Recognize how group assignments impact project security.
Communicate insights with a dashboard.
Run a colleague’s workload by using both an automation scenario and a Dataiku application.
Note
All capabilities featured in this quick start can be completed with the AI Consumer user profile.
Tip
To check your work, you can review a completed version of this entire project from data preparation through MLOps on the Dataiku gallery.
Create an account#
To follow along with the steps in this tutorial, you need access to a 12.6+ Dataiku instance. If you do not already have access, you can get started in one of two ways:
Start a 14 day free trial. See this how-to for help if needed.

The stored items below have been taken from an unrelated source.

extern "C" int up_bn_bwd_groups_prereduced_t(const void* dz, int lddz, const uint32_t* relu_bits, const void* y, int ldy,
                                             const float* gamma, const float* coef, int relu, void* dy, int lddy, void* dres,
                                             int lddres, float* dgamma, float* dbeta, float* workspace, size_t workspace_bytes,
                                             const float* partial, int tiles, int64_t rows_per_group, int C, int groups, int dtype,
                                             void* stream) {
    UP_REQUIRE(dz && y && dy && gamma && coef && dgamma && dbeta && workspace && partial && tiles > 0 && groups > 0 && groups <= BN_MAXG &&
               rows_per_group > 0, UP_ERR_INVALID, "bn_bwd_groups_prereduced: bad argument (1..%d groups)", BN_MAXG);
    UP_REQUIRE(dtype == UP_DT_F32, UP_ERR_UNSUPPORTED, "bn_bwd_groups_prereduced: fp32 only");
    UP_REQUIRE(!relu || relu_bits, UP_ERR_INVALID, "bn_bwd_groups_prereduced: relu needs the sign bits of the forward output");
    UP_REQUIRE(C % 4 == 0 && rows_per_group * (C / 4) < (1ll << 31), UP_ERR_UNSUPPORTED, "bn_bwd_groups_prereduced: C %% 4 or tensor too large");
    UP_REQUIRE(workspace_bytes >= (size_t)groups * 2 * C * sizeof(float), UP_ERR_WORKSPACE, "bn_bwd_groups_prereduced: workspace too small");
    UP_REQUIRE(!relu_bits || (rows_per_group * C) % 32 == 0, UP_ERR_UNSUPPORTED,
               "bn_bwd_groups_prereduced: rows_per_group * C must be a multiple of 32");
    const bool done = launch_bn_bwd_groups<float>((const float*)dz, lddz, relu_bits, (const float*)y, ldy, gamma, coef, relu, (float*)dy,
                                                  lddy, (float*)dres, lddres, dgamma, dbeta, workspace, rows_per_group, C, groups,
                                                  as_stream(stream), partial, tiles);
    UP_REQUIRE(done, UP_ERR_UNSUPPORTED, "bn_bwd_groups_prereduced: no row-strided geometry for C = %d (use up_bn_bwd_groups_t)", C);
    return check_launch("bn_bwd_groups_prereduced");
}
extern "C" int up_bn_bwd_groups_finalized_t(const void* dz, int lddz, const uint32_t* relu_bits, const void* y, int ldy,
                                            const float* gamma, const float* coef, int relu, void* dy, int lddy, void* dres, int lddres,
                                            const float* gsum, int64_t rows_per_group, int C, int groups, int dtype, void* stream) {
    UP_REQUIRE(dz && y && dy && gamma && coef && gsum && groups > 0 && groups <= BN_MAXG && rows_per_group > 0, UP_ERR_INVALID,
               "bn_bwd_groups_finalized: bad argument (1..%d groups)", BN_MAXG);
    UP_REQUIRE(dtype == UP_DT_F32, UP_ERR_UNSUPPORTED, "bn_bwd_groups_finalized: fp32 only");
    UP_REQUIRE(!relu || relu_bits, UP_ERR_INVALID, "bn_bwd_groups_finalized: relu needs the sign bits of the forward output");
    UP_REQUIRE(C % 4 == 0 && rows_per_group * (C / 4) < (1ll << 31), UP_ERR_UNSUPPORTED, "bn_bwd_groups_finalized: C %% 4 or tensor too large");
    UP_REQUIRE(!relu_bits || (rows_per_group * C) % 32 == 0, UP_ERR_UNSUPPORTED,
               "bn_bwd_groups_finalized: rows_per_group * C must be a multiple of 32");
    const bool done = launch_bn_bwd_groups<float>((const float*)dz, lddz, relu_bits, (const float*)y, ldy, gamma, coef, relu, (float*)dy,
                                                  lddy, (float*)dres, lddres, nullptr, nullptr, nullptr, rows_per_group, C, groups,
                                                  as_stream(stream), nullptr, 0, gsum);
    UP_REQUIRE(done, UP_ERR_UNSUPPORTED, "bn_bwd_groups_finalized: no row-strided geometry for C = %d", C);
    return check_launch("bn_bwd_groups_finalized");
}
extern "C" int up_bn_bwd_groups_prereduced_ok(int64_t rows_per_group, int C, int groups, int ld) {
    dim3 grid;
    int lcs = 0;
    return groups >= 1 && groups <= BN_MAXG && ld % 4 == 0 && rows_geometry<float>(rows_per_group, C, grid, lcs) ? 1 : 0;
}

Install the free edition locally for your operating system.
Open Dataiku#
The first step is getting to the homepage of your Dataiku Design node.
Create the project#
Once you are on the Design node homepage, you can create the tutorial project.
From the Dataiku Design homepage, click + New Project.
Click DSS tutorials in the dropdown menu.
In the dialog, click Quick Starts on the left hand panel.
Choose AI Collaboration Quick Start, and then click OK.
Note
You can also download the starter project from this website and import it as a zip file.
Are you using an AI Consumer profile?
AI Consumer profiles do not include the permission to create a new project. However, as a Designer on a trial or free edition, you’ll be able to do this on your own!
If using an AI Consumer profile, have your instance administrator follow the steps below so you can complete the quick start:
Create the project above.
Build the Flow.
Assume the role of the Score Data scenario’s last author by making an arbitrary change to the scenario (such as to the trigger) and saving it.
Grant you permission to access the project.
Review the Flow#
See a screencast covering this section’s steps
One of the first concepts a user needs to understand about Dataiku is the Flow. The Flow is the visual representation of how datasets, recipes (steps for data transformation), and models work together to move data through an analytics pipeline.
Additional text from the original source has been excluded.